Danielle picks up the material parts of the internet and digital technology that I raised but thinks some of it must be virtual. We use ‘virtual’ to mean that we digitise stuff and once this was thought to make it ‘immaterial’ so what sort of media it was originally doesn’t matter to the system. A bit of video is the same as a bit of text to the network. That is true. Just data to be pumped around. But it is still stuff, and that is something that contemporary thinking in these areas is increasingly paying attention to. The other use is thinking that what is presented is virtual as an ersatz copy of something real. Except with digital stuff ubiquitous I’m not sure we gain much by thinking it is different. We don’t talk of cinema as virtual reality, and to my mind Second Life is anything but ‘real’!

Cultural Technology

Samuel, via Potts and Murphie, wonders where culture ends and technology begins. I think today, certainly in the first world, to think one is separate from the other has all the hallmarks of a myth of a golden age. Christopher uses the analogy of the city to think about technology and culture by making the city literally a CPU. Speculative thinking anyone? Rebecca on ‘technology as the habitat we live in‘. Georgia on how there is no clear definition available for culture or technology (which might suggest the best way to approach them is as systems, not objects).

Pottering

Kate writes about the Potts and Murphie reading and wonders how we might even separate culture from technology. Increasingly I think the same thing, it just seems a romantic myth to think there is some ‘pure’ culture that lies outside of technology. What (seriously) would or could that be? Brittany makes the point that since technology is ubiquitous we live in technology, and is “an overarching system that we inhabit”. So, how over arching do you really think it is? Olivia pick up how the reading distinguishes between technique, technology, and culture.

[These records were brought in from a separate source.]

// ... 125 lines not shown
            d.bn_shift = (const float*)c->upload(sh.data(), H * 4);
            d.bn_w = (const float*)c->upload(g->v.data(), H * 4);
            d.bn_b = (const float*)c->upload(b->v.data(), H * 4);
            d.bn_mean = (const float*)c->upload(m->v.data(), H * 4);
            d.bn_var = (const float*)c->upload(v->v.data(), H * 4);
            if (!d.bn_scale || !d.bn_shift || !d.bn_w || !d.bn_b || !d.bn_mean || !d.bn_var) return c->fail(VT_ERR_HIP, "upload failed for batch norm");
        }
        if (d.use_self) {
            const char* p = "self_attention_post.";
            std::string s(p);
            G((s + "norm.weight").c_str(), H, &d.sa.ln_w); G((s + "norm.bias").c_str(), H, &d.sa.ln_b);
            G((s + "q_proj.weight").c_str(), H * H, &d.sa.q_w); G((s + "q_proj.bias").c_str(), H, &d.sa.q_b);
            G((s + "k_proj.weight").c_str(), H * H, &d.sa.k_w); G((s + "k_proj.bias").c_str(), H, &d.sa.k_b);
            G((s + "v_proj.weight").c_str(), H * H, &d.sa.v_w); G((s + "v_proj.bias").c_str(), H, &d.sa.v_b);
            G((s + "out_proj.weight").c_str(), H * H, &d.sa.o_w); G((s + "out_proj.bias").c_str(), H, &d.sa.o_b);
        }
        if (d.use_cross) {
            G("query_generator.weight", (int64_t)512 * H * 64, &d.qg_w); G("query_generator.bias", 512, &d.qg_b);
            G("cross_attention.q_proj.weight", 256 * 512, &d.cx_q_w); G("cross_attention.q_proj.bias", 256, &d.cx_q_b);
            G("cross_attention.k_proj.weight", 256 * H, &d.cx_k_w); G("cross_attention.k_proj.bias", 256, &d.cx_k_b);
            G("cross_attention.v_proj.weight", 256 * H, &d.cx_v_w); G("cross_attention.v_proj.bias", 256, &d.cx_v_b);
            G("cross_attention.out_proj.weight", 512 * 256, &d.cx_o_w); G("cross_attention.out_proj.bias", 512, &d.cx_o_b);
        }
        const int dims[4] = {H * 64, 1024, 512, 256};
        for (int i = 0; i < 3; ++i) {
            char k[64];
            snprintf(k, sizeof k, "classifier.%d.weight", 4 * i); G(k, (int64_t)dims[i + 1] * dims[i], &d.cls_w[i]);
            snprintf(k, sizeof k, "classifier.%d.bias", 4 * i); G(k, dims[i + 1], &d.cls_b[i]);
            snprintf(k, sizeof k, "classifier.%d.weight", 4 * i + 1); G(k, dims[i + 1], &d.cls_ln_w[i]);
            snprintf(k, sizeof k, "classifier.%d.bias", 4 * i + 1); G(k, dims[i + 1], &d.cls_ln_b[i]);
        }
        G("classifier.12.weight", (int64_t)N * 256, &d.cls_w[3]);
        G("classifier.12.bias", N, &d.cls_b[3]);
    }
#undef G
    for (auto it = c->weights.begin(); it != c->weights.end();)
        it = (it->first.compare(0, 8, "encoder.") != 0 && it->first.compare(0, 8, "decoder.") != 0) ? c->weights.erase(it) : ++it;
    c->dec_finalized = true;
    return VT_OK;
}

size_t vt_decode_workspace_bytes(const vt_context* c, int B, int h, int w) {
    if (!c || !c->dec_configured || B <= 0 || h <= 0 || w <= 0) return 0;
    return align_up(vt_decoder_workspace_floats(B, c->dec.latent_channels, h, w) * 4);
}

int vt_decode_logits(vt_context* c, const float* latent, int B, int h, int w, float* logits, void* ws, size_t ws_bytes,
                     void* stream) {
    if (!c) return VT_ERR_INVALID;
    DeviceGuard guard(c);
    if (!c->dec_finalized) return c->fail(VT_ERR_STATE, "decoder weights not finalized");
    if (!latent || !logits || !ws || B <= 0 || h <= 0 || w <= 0) return c->fail(VT_ERR_INVALID, "vt_decode_logits: bad argument");
    if (ws_bytes < vt_decode_workspace_bytes(c, B, h, w)) return c->fail(VT_ERR_WORKSPACE, "vt_decode_logits: workspace too small");
    HIPCK(c, vt_decoder_forward(c->dec, latent, B, h, w, (float*)ws, logits, (hipStream_t)stream), "decoder_forward");
    return VT_OK;
}

int vt_get_confidence(vt_context* c, const float* logits, int B, int N, float* conf, int64_t* idx, void* stream) {
    if (!c) return VT_ERR_INVALID;
    DeviceGuard guard(c);
    if (!logits || !conf || !idx || B <= 0 || N <= 0) return c->fail(VT_ERR_INVALID, "vt_get_confidence: bad argument");
    HIPCK(c, vt_decoder_sort(logits, B, N, conf, (long long*)idx, (hipStream_t)stream), "decoder_sort");
    return VT_OK;
}

int vt_summarize_confidence(vt_context* c, const float* conf, const int64_t* idx, int B, int N, float threshold, int K,
                            float* top_conf, int32_t* top_idx, float* stats, void* stream) {
    if (!c) return VT_ERR_INVALID;
    DeviceGuard guard(c);
    if (!conf || !idx || !top_conf || !top_idx || !stats || B <= 0 || N <= 0 || K <= 0) return c->fail(VT_ERR_INVALID, "vt_summarize_confidence: bad argument");
    HIPCK(c, vt_decoder_summary(conf, (const long long*)idx, B, N, threshold, K, top_conf, (int*)top_idx, stats, (hipStream_t)stream), "decoder_summary");
    return VT_OK;
}

int vt_summarize_confidence_per_class(vt_context* c, const float* conf, const int64_t* idx, int B, int N, const float* class_thresholds,
                                      int K, float* top_conf, int32_t* top_idx, float* stats, void* stream) {
    if (!c) return VT_ERR_INVALID;
    DeviceGuard guard(c);
    if (!conf || !idx || !class_thresholds || !top_conf || !top_idx || !stats || B <= 0 || N <= 0 || K <= 0)
        return c->fail(VT_ERR_INVALID, "vt_summarize_confidence_per_class: bad argument");
    HIPCK(c, vt_decoder_summary_per_class(conf, (const long long*)idx, B, N, class_thresholds, K, top_conf, (int*)top_idx, stats,
                                          (hipStream_t)stream), "decoder_summary_per_class");
    return VT_OK;
}

int vt_status(vt_context* c, int clear, int* status_out, void* stream) {
    if (!c) return VT_ERR_INVALID;
    DeviceGuard guard(c);
    if (!status_out) return c->fail(VT_ERR_INVALID, "vt_status: null output");
    hipStream_t s = (hipStream_t)stream;
    int v = 0;
    HIPCK(c, hipMemcpyAsync(&v, c->status, sizeof(int), hipMemcpyDeviceToHost, s), "vt_status copy");
    const hipError_t ec = clear ? hipMemsetAsync(c->status, 0, sizeof(int), s) : hipSuccess;
    HIPCK(c, hipStreamSynchronize(s), "vt_status sync");
    HIPCK(c, ec, "vt_status clear");
    *status_out = v;
    return VT_OK;
}

int vt_status_async(vt_context* c, int clear, int* status_out, void* stream) {
    if (!c) return VT_ERR_INVALID;
    DeviceGuard guard(c);
    if (!status_out) return c->fail(VT_ERR_INVALID, "vt_status_async: null output");
    hipStream_t s = (hipStream_t)stream;
    HIPCK(c, hipMemcpyAsync(status_out, c->status, sizeof(int), hipMemcpyDefault, s), "vt_status_async copy");
    if (clear) HIPCK(c, hipMemsetAsync(c->status, 0, sizeof(int), s), "vt_status_async clear");
    return VT_OK;
// ... 162 lines not shown

int vt_eval_merge(vt_context* c, void* dst, size_t dst_bytes, int N, int T, long long dst_capacity, long long dst_n_seen,
                  const vt_eval_source* sources, int W, void* stream) {
    if (!c) return VT_ERR_INVALID;
    DeviceGuard guard(c);
    if (int r = eval_check_state(c, "vt_eval_merge (dst)", dst, dst_bytes, N, T, dst_capacity)) return r;
    if (!sources || W < 1 || W > VT_EVAL_MAX_MERGE) return c->fail(VT_ERR_INVALID, "vt_eval_merge: null sources or W = %d outside [1, %d]", W, VT_EVAL_MAX_MERGE);
    if (dst_n_seen < 0 || dst_n_seen > VT_EVAL_MAX_N_SEEN || (dst_capacity > 0 && dst_n_seen > dst_capacity))
        return c->fail(VT_ERR_INVALID, "vt_eval_merge: dst_n_seen = %lld outside [0, capacity = %lld]", dst_n_seen, dst_capacity);
    const EvalLayout l = vt_eval_layout(N, T, dst_capacity);
    EvalMergeArg a;
    a.W = W;
    long long total = dst_n_seen;
    for (int w = 0; w < W; ++w) {
        const vt_eval_source& s = sources[w];
        if (int r = eval_check_state(c, "vt_eval_merge (source)", s.state, s.state_bytes, N, T, s.capacity)) return r;
        if (s.n_seen < 0 || s.n_seen > VT_EVAL_MAX_N_SEEN || (s.capacity > 0 && s.n_seen > s.capacity))
            return c->fail(VT_ERR_INVALID, "vt_eval_merge: source %d has n_seen = %lld outside [0, capacity = %lld]", w, s.n_seen, s.capacity);
        if (blocks_overlap(dst, l.total, s.state, vt_eval_layout(N, T, s.capacity).total))
            return c->fail(VT_ERR_INVALID, "vt_eval_merge: source %d is dst or overlaps it", w);
        if (dst_capacity > 0 && s.capacity == 0 && s.n_seen > 0)
            return c->fail(VT_ERR_INVALID, "vt_eval_merge: source %d keeps no keys (capacity 0) for its %lld samples, dst does", w, s.n_seen);
        a.src[w] = EvalMergeSrc{(const char*)s.state, s.capacity, s.n_seen, s.n_seen, total};
        total += s.n_seen;
        if (total > VT_EVAL_MAX_N_SEEN) return c->fail(VT_ERR_INVALID, "vt_eval_merge: %lld samples in all, 2^31 or more", total);
    }
    if (dst_capacity > 0 && total > dst_capacity)
        return c->fail(VT_ERR_INVALID, "vt_eval_merge: dst_n_seen + the sources' samples = %lld exceeds the capacity %lld", total, dst_capacity);
    HIPCK(c, vt_eval_launch_merge(dst, l, N, dst_capacity, a, c->eval_merge_vec, (hipStream_t)stream), "eval_merge");
    return VT_OK;
}

int vt_set_flag(vt_context* c, int flag, int value) {
    if (!c) return VT_ERR_INVALID;
    if (flag == 0) { c->use_halo_conv = value != 0; return VT_OK; }
    if (flag == 1) { c->fuse_gn_stats = value != 0; return VT_OK; }
    if (flag == 2) { c->fuse_gn_apply = value != 0; return VT_OK; }
    if (flag == 3) { c->halo_occ2 = value < 0 ? 0 : (value > 4 ? 4 : value); return VT_OK; }
    if (flag == 4) { c->res_fp16 = value != 0; return VT_OK; }
    if (flag == 5) { c->conv_in_mfma = value != 0; return VT_OK; }
    if (flag == 6) { c->gemm_short = value != 0; return VT_OK; }
    if (flag == 8) { c->fuse_shortcut = value != 0; return VT_OK; }
    if (flag == 9) { c->attn_qk_kernel = value != 0; return VT_OK; }
    if (flag == 10) { c->pv_stream = value != 0; return VT_OK; }
    if (flag == 11) { c->fp8 = value != 0; return VT_OK; }
    if (flag == 16) { if ((value & 3) == 3 || value < 0 || value > 7) return c->fail(VT_ERR_INVALID, "vt_set_flag(16): tile shape 0..2 (+4: every layer)"); c->fp8_tile = value; return VT_OK; }
    if (flag == 12) { c->attn_pv_kernel = value != 0; return VT_OK; }
    if (flag == 17) { c->attn_proj_kernel = value != 0; return VT_OK; }
    if (flag == 18) { c->f16_ops = value != 0; return VT_OK; }
    if (flag == 19) { c->s2_planar = value != 0; return VT_OK; }
    if (flag == 21) { c->eval_merge_vec = value != 0; return VT_OK; }
    if (flag == 20) { c->conv_out_halo = value != 0; return VT_OK; }
    if (flag == 22) { c->up2_literal = value != 0; return VT_OK; }
    if (flag == 13) { c->s2_halo = value != 0; return VT_OK; }
    if (flag == 14) { c->attn_fp8 = value != 0; return VT_OK; }
    if (flag == 15) { c->proj_fp8 = value != 0; return VT_OK; }
    if (flag == 7) {
        if (value < 0 || value > 2) return c->fail(VT_ERR_INVALID, "vt_set_flag(7): value %d not in 0..2", value);
        c->attn_mode = value;
        return VT_OK;
    }
    return c->fail(VT_ERR_INVALID, "vt_set_flag: unknown flag %d", flag);
}

int vt_profile_num_configs(void) { return VT_NUM_PROF_SLOTS; }

int vt_preprocess_u8(vt_context* c, const uint8_t* in_hwc, int B, int H, int W, float* out_nchw, void* stream) {
    if (!c) return VT_ERR_INVALID;
    DeviceGuard guard(c);
    HIPCK(c, vt_launch_preprocess_u8(in_hwc, out_nchw, B, H, W, (hipStream_t)stream), "vt_preprocess_u8");
    return VT_OK;
}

This is good as some key theorists in this area made a distinction between technique as a way of doing, and technology as machines that require techniques. Monika argues that culture is individual to the extent that “each individual following his [sic] own culture”. I’d suggest Potts and co don’t say this, and that culture to be culture has to be social and so shared. As individuals we might have ‘it’ but it is not an individual’s thing. We come into culture, we don’t create it as we wish it. Holly goes via the Romantic artists to think about technology (with a nod towards The Young Ones, what I would describe as punk TV) and culture. It’s a good way to approach it, and it also illustrates a range of political and cultural changes (the factories are now ‘somewhere else’, but technology is less of an outside evil than something well and truly inside). Denham provides a very good summary of the introduction, and yes, culture is a joyously dense word. Patrick recognises that the way we understand the word ‘technology’ has changed, as these things do, so an interesting question now is, in this sort of digital society, just what sort of work does the term now do for us? Why? Lina, as have several others, very much like Eno’s definition of culture as that which we don’t have to do. This is culture as what some others might define as luxury, not luxury as in a Rolex watch but luxury as in not essential to anything. Anna D has a summary of technology, technique, and culture. Alois wants to get into the details of older views of definition of culture that are premised on hierarchies. Good with that.